§ WHAT THE TASK ASKS
From the data below, return all lines holding the string "bound".
##### SUPPLIED RECORDS
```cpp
template <int LW, bool FUSED, bool FILT, bool PERSIST = false, bool FLATQ = false>
// ... 76 lines not shown
        f = P.frame[qc];
        auto row_piece = [&](int k) {
            const unsigned p = min(ci + static_cast<unsigned>(W * k), 6u);
            return *reinterpret_cast<const uint4 *>(grow + 4u * p);
        };
        pc0 = row_piece(0); pc1 = pc0; pc2 = pc0; pc3 = pc0; pc4 = pc0; pc5 = pc0; pc6 = pc0;
        if (NP > 1) pc1 = row_piece(1);
        if (NP > 2) pc2 = row_piece(2);
        if (NP > 3) pc3 = row_piece(3);
        if (NP > 4) pc4 = row_piece(4);
        if (NP > 5) pc5 = row_piece(5);
        if (NP > 6) pc6 = row_piece(6);
    }
    PROBE_DELAY_WAIT(P, t0);
    if constexpr (FUSED && !PERSIST) {
        if (P.chain && P.chain_iter > 0) {
            if (wv == 0) chain_wait_pose(P, smem, lane);
            __syncthreads();
            if (smem[kWgGo]) return;
        }
    }
    const Query s = [&]() {
        if constexpr (PERSIST) {
            return make_query<(W >= 4)>(f, pose, pose + 9, 1, P.voxel_size, P.inv_voxel_size);
        } else if constexpr (FUSED) {
            const double *lpose = reinterpret_cast<const double *>(smem + kWgPose);
            return make_query<(W >= 4)>(f, lpose, lpose + 9, P.apply_pose, P.voxel_size, P.inv_voxel_size);
        } else {
            return make_query<(W >= 4)>(f, P.st->R, P.st->T + 4, P.apply_pose, P.voxel_size, P.inv_voxel_size);
        }
    }();
    const bool stale = valid && (static_cast<uint32_t>(s.kx) != rk.x || static_cast<uint32_t>(s.ky) != rk.y ||
                                 static_cast<uint32_t>(s.kz) != rk.z);
    unsigned occ = rk.w;
    NN_T(np, 0);
    LP_T(PERSIST, G, 0);
    if constexpr (!PERSIST) {
        auto stage = [&](int k, const uint4 &v) {
            const unsigned p = ci + static_cast<unsigned>(W * k);
            if (p < 7u) *reinterpret_cast<uint4 *>(lrow + 4u * p) = v;
        };
        stage(0, pc0);
        if (NP > 1) stage(1, pc1);
        if (NP > 2) stage(2, pc2);
        if (NP > 3) stage(3, pc3);
        if (NP > 4) stage(4, pc4);
        if (NP > 5) stage(5, pc5);
        if (NP > 6) stage(6, pc6);
    }
    if (__ballot(stale)) {
        if (stale) {
            unsigned o = 0u, cq = 0u;
// ... 123 lines not shown
                    start(v2, s2, e2);
                    finish(v0, s0, e0);
                    finish(v1, s1, e1);
                    finish(v2, s2, e2);
                }
            }
            o = seg_or_u32<W>(o);
            cq = seg_add_u32<W>(cq);
            occ = o;
            if (ci == 0u) {
                lrow[kRowCq] = cq;
                if constexpr (!PERSIST) {
                    uint4 t;
                    t.x = static_cast<uint32_t>(s.kx); t.y = static_cast<uint32_t>(s.ky);
                    t.z = static_cast<uint32_t>(s.kz); t.w = o;
                    *reinterpret_cast<uint4 *>(P.rows + static_cast<size_t>(q) * kRowWords + kRowKey) = t;
                    P.rows[static_cast<size_t>(q) * kRowWords + kRowCq] = cq;
                }
            }
            if constexpr (PERSIST) {
                if (ci == 0u) {
                    *reinterpret_cast<uint2 *>(lst + kStKey) = make_uint2(static_cast<uint32_t>(s.kx), static_cast<uint32_t>(s.ky));
                    *reinterpret_cast<uint2 *>(lst + kStKey + 2) = make_uint2(static_cast<uint32_t>(s.kz), o);
                }
            }
        }
    }
    if (!valid) occ = 0u;

    double gx[3], gy[3], gz[3];
    {
        const double vs = P.voxel_size, sc = P.prune_scale;
        axis_gaps(s.x, s.kx, vs, sc, gx);
        axis_gaps(s.y, s.ky, vs, sc, gy);
        axis_gaps(s.z, s.kz, vs, sc, gz);
    }
    NN_T(np, 1);
    LP_T(PERSIST, G, 1);

    double best = P.dist_init;
    unsigned bkey = 0xFFFFFFFFu;
    const int pli = static_cast<int>(s.l);
    const double th = P.sem_th;
    unsigned npairs = 0u;

    unsigned k = ci, kend = 0u, off = 0u;
    unsigned pk = 0u, needs = 0u, wn = 0u;
    auto evaluate = [&](const Point4 &nb, bool on, unsigned key) {
        const double dx = nb.x - s.x, dy = nb.y - s.y, dz = nb.z - s.z;
        double d = SAGE_SQNORM3_NN(dx * dx, dy * dy, dz * dz);
        const bool same = static_cast<int>(nb.l) == pli || fabs(nb.l * s.l) < 1.0;
        const double ds = d * th;
        d = same ? ds : d;
        d = __hiloint2double(on ? __double2hiint(d) : 0x7FF80000, __double2loint(d));
        const bool lt = d < best, eq = d == best, kl = key < bkey;
        const bool take = lt | (eq & kl);
        best = min_f64(best, d);
        bkey = take ? key : bkey;
// ... 213 lines not shown
            for (int c = 0; c < 3; ++c) {
                const double lb = ga + (gy[b] + gz[c]);
                layer |= (lb <= bound) ? (1u << (3 * b + c)) : 0u;
            }
        }
        layer = (a < 3u && ci < 4u) ? layer << (9u * a) : 0u;
        layer |= dpp_u32<kDppXor1>(layer);
        layer |= dpp_u32<kDppXor2>(layer);
        if (W >= 8) layer |= dpp_u32<kDppHalfMirror>(layer);
        if (W >= 16) layer |= dpp_u32<kDppMirror>(layer);
        need |= layer & ~(1u << kHome);
    } else {
#pragma unroll
        for (int v = 0; v < 27; ++v) {
            if (v == static_cast<int>(kHome)) continue;
            const double lb = gx[v / 9] + (gy[(v / 3) % 3] + gz[v % 3]);
            need |= (lb <= bound) ? (1u << v) : 0u;
        }
    }
    LP_T(PERSIST, G, 3);
    scan((merged ? (need | (1u << kHome)) : (need & ~(1u << kHome))) & occ, nullptr, false, 0u);
    LP_T(PERSIST, G, 4);
    if constexpr (PERSIST) {
        if (valid && ci == 0u)
            (void)__hip_atomic_fetch_max(G->work + bslot, npairs + (stale ? 48u : 0u), __ATOMIC_RELAXED, __HIP_MEMORY_SCOPE_WORKGROUP);
    }

    unsigned mkey, woff;
    const bool found = reduce_argmin<LW>(best, bkey, valid, lrow, mkey, woff);
    NN_T(np, 3);
    LP_T(PERSIST, G, 5);

    if (P.counters) {
        const unsigned long long ab = (valid && ci == 0u)
                                          ? (static_cast<unsigned long long>(lrow[kRowCq]) << 32) | npairs : 0ull;
        unsigned lo = static_cast<unsigned>(ab), hi = static_cast<unsigned>(ab >> 32);
        lo += dpp_u32<kDppXor1>(lo);        hi += dpp_u32<kDppXor1>(hi);
        lo += dpp_u32<kDppXor2>(lo);        hi += dpp_u32<kDppXor2>(hi);
        lo += dpp_u32<kDppHalfMirror>(lo);  hi += dpp_u32<kDppHalfMirror>(hi);
        lo += dpp_u32<kDppMirror>(lo);      hi += dpp_u32<kDppMirror>(hi);
        unsigned b = 0u, a = 0u;
#pragma unroll
        for (int r = 0; r < 4; ++r) {
            b += static_cast<unsigned>(__builtin_amdgcn_readlane(static_cast<int>(lo), 16 * r));
            a += static_cast<unsigned>(__builtin_amdgcn_readlane(static_cast<int>(hi), 16 * r));
        }
        if (lane == 0 && wave_id < P.nwaves) {
            (void)__hip_atomic_fetch_add(&P.counters[2u * wave_id], static_cast<unsigned long long>(a),
                                         __ATOMIC_RELAXED, __HIP_MEMORY_SCOPE_AGENT);
            (void)__hip_atomic_fetch_add(&P.counters[2u * wave_id + 1u], static_cast<unsigned long long>(b),
                                         __ATOMIC_RELAXED, __HIP_MEMORY_SCOPE_AGENT);
        }
    }

    if (!FUSED) {
        if (valid && ci == 0u) P.nn_idx[q] = found ? static_cast<int>(woff >> SH) : -1;
    } else {
        if constexpr (!PERSIST) {
            if (valid && ci == 0u) P.nn_prev[q] = make_uint2(found ? mkey : 0xFFFFFFFFu, woff);
        }
        Point4 g;
        if constexpr (PERSIST) {
            const bool changed = found && mkey != prev.x;
            g = *reinterpret_cast<const Point4 *>(lst + 8);
            if (__ballot(changed)) {
                const Point4 t = load_point(pts, changed ? woff : 0u);
                if (changed) {
                    g = t;
                    if (ci == 0u) *reinterpret_cast<Point4 *>(lst + 8) = t;
                }
            }
            if (ci == 0u) *reinterpret_cast<uint2 *>(lst + kStPrev) = make_uint2(found ? mkey : 0xFFFFFFFFu, woff);
            LP_T(PERSIST, G, 6);
        }
        PROBE_NN_WORK(P, q, valid && ci == 0u, npairs);
        constexpr int K = kCount >> LW;
        double t[K];
        if constexpr (!PERSIST) g = load_point(pts, found ? woff : 0u);
        const double rx0 = s.x - g.x, ry0 = s.y - g.y, rz0 = s.z - g.z;
        const bool use = found && SAGE_SQNORM3_ACCEPT(rx0 * rx0, ry0 * ry0, rz0 * rz0) <= P.accept_r2;
        {
            const double r2 = SAGE_SQNORM3_RESID(rx0 * rx0, ry0 * ry0, rz0 * rz0);
            const double k = P.kernel;
            const double den = k + r2;
            const double wq = (k * k) / (den * den);
            const bool z = W == 1;
            const double w = !z || use ? wq : 0.0;
            const double sx = !z || use ? s.x : 0.0, sy = !z || use ? s.y : 0.0, sz = !z || use ? s.z : 0.0;
            const double rx = !z || use ? rx0 : 0.0, ry = !z || use ? ry0 : 0.0, rz = !z || use ? rz0 : 0.0;
            const double wsx = w * sx, wsy = w * sy, wsz = w * sz;
            double u[kCount];
            u[kW] = w;
            u[kWsx] = wsx; u[kWsy] = wsy; u[kWsz] = wsz;
            u[kWxx] = wsx * sx; u[kWxy] = wsx * sy; u[kWxz] = wsx * sz;
            u[kWyy] = wsy * sy; u[kWyz] = wsy * sz; u[kWzz] = wsz * sz;
            u[kWrx] = w * rx; u[kWry] = w * ry; u[kWrz] = w * rz;
            u[kWcx] = w * (sy * rz - sz * ry);
            u[kWcy] = w * (sz * rx - sx * rz);
            u[kWcz] = w * (sx * ry - sy * rx);
#pragma unroll
            for (int kk = 0; kk < K; ++kk) {
                double v = u[kk];
#pragma unroll
                for (int l = 1; l < W; ++l) v = ci == static_cast<unsigned>(l) ? u[l * K + kk] : v;
                t[kk] = z || use ? v : 0.0;
            }
        }
        const unsigned pairs = static_cast<unsigned>(__popcll(__ballot(use && ci == 0u)));
        if constexpr (PERSIST) {
            wave_terms_to_wgacc<LW>(t, pairs, lane, G->red, G->wgacc, kDigitLimitCounted, P.acc_scale);
            PROBE_LOOP_WAVE_STATS(smem, valid, ci, npairs, stale, lane);
            LP_T(PERSIST, G, 7);
            return;
        }
        if (P.stripe_work) {
            unsigned mx = valid ? npairs : 0u;
#pragma unroll
            for (int d = 1; d < 64; d <<= 1) mx = max(mx, static_cast<unsigned>(__shfl_xor(mx, d, 64)));
            if (lane == 0) (void)__hip_atomic_fetch_max(&P.stripe_work[stripe_id], mx, __ATOMIC_RELAXED, __HIP_MEMORY_SCOPE_AGENT);
        }
        {
            unsigned long long *wgacc = reinterpret_cast<unsigned long long *>(smem + kWgAcc);
            wave_terms_to_wgacc<LW>(t, pairs, lane, reinterpret_cast<double *>(wl), wgacc, P.digit_limit, P.acc_scale);
            unsigned prior = 0u;
            __atomic_signal_fence(__ATOMIC_SEQ_CST);
            if (lane == 0)
                prior = __hip_atomic_fetch_add(&smem[kWgArrive], 1u, __ATOMIC_RELAXED, __HIP_MEMORY_SCOPE_WORKGROUP);
            __atomic_signal_fence(__ATOMIC_SEQ_CST);
            prior = __builtin_amdgcn_readfirstlane(prior);
            if (prior == kIcpWavesPerBlock - 1u) {
                if (P.chain)
                    wgacc_flush<true>(wgacc, &P.chain->acc32[P.chain_iter & 1][blockIdx.x & (kChainReplicas - 1)][0], nullptr);
                else
// ... 10 lines not shown
```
##########
§ SOLUTION FOR THIS PROBLEM
                layer |= (lb <= bound) ? (1u << (3 * b + c)) : 0u;
            need |= (lb <= bound) ? (1u << v) : 0u;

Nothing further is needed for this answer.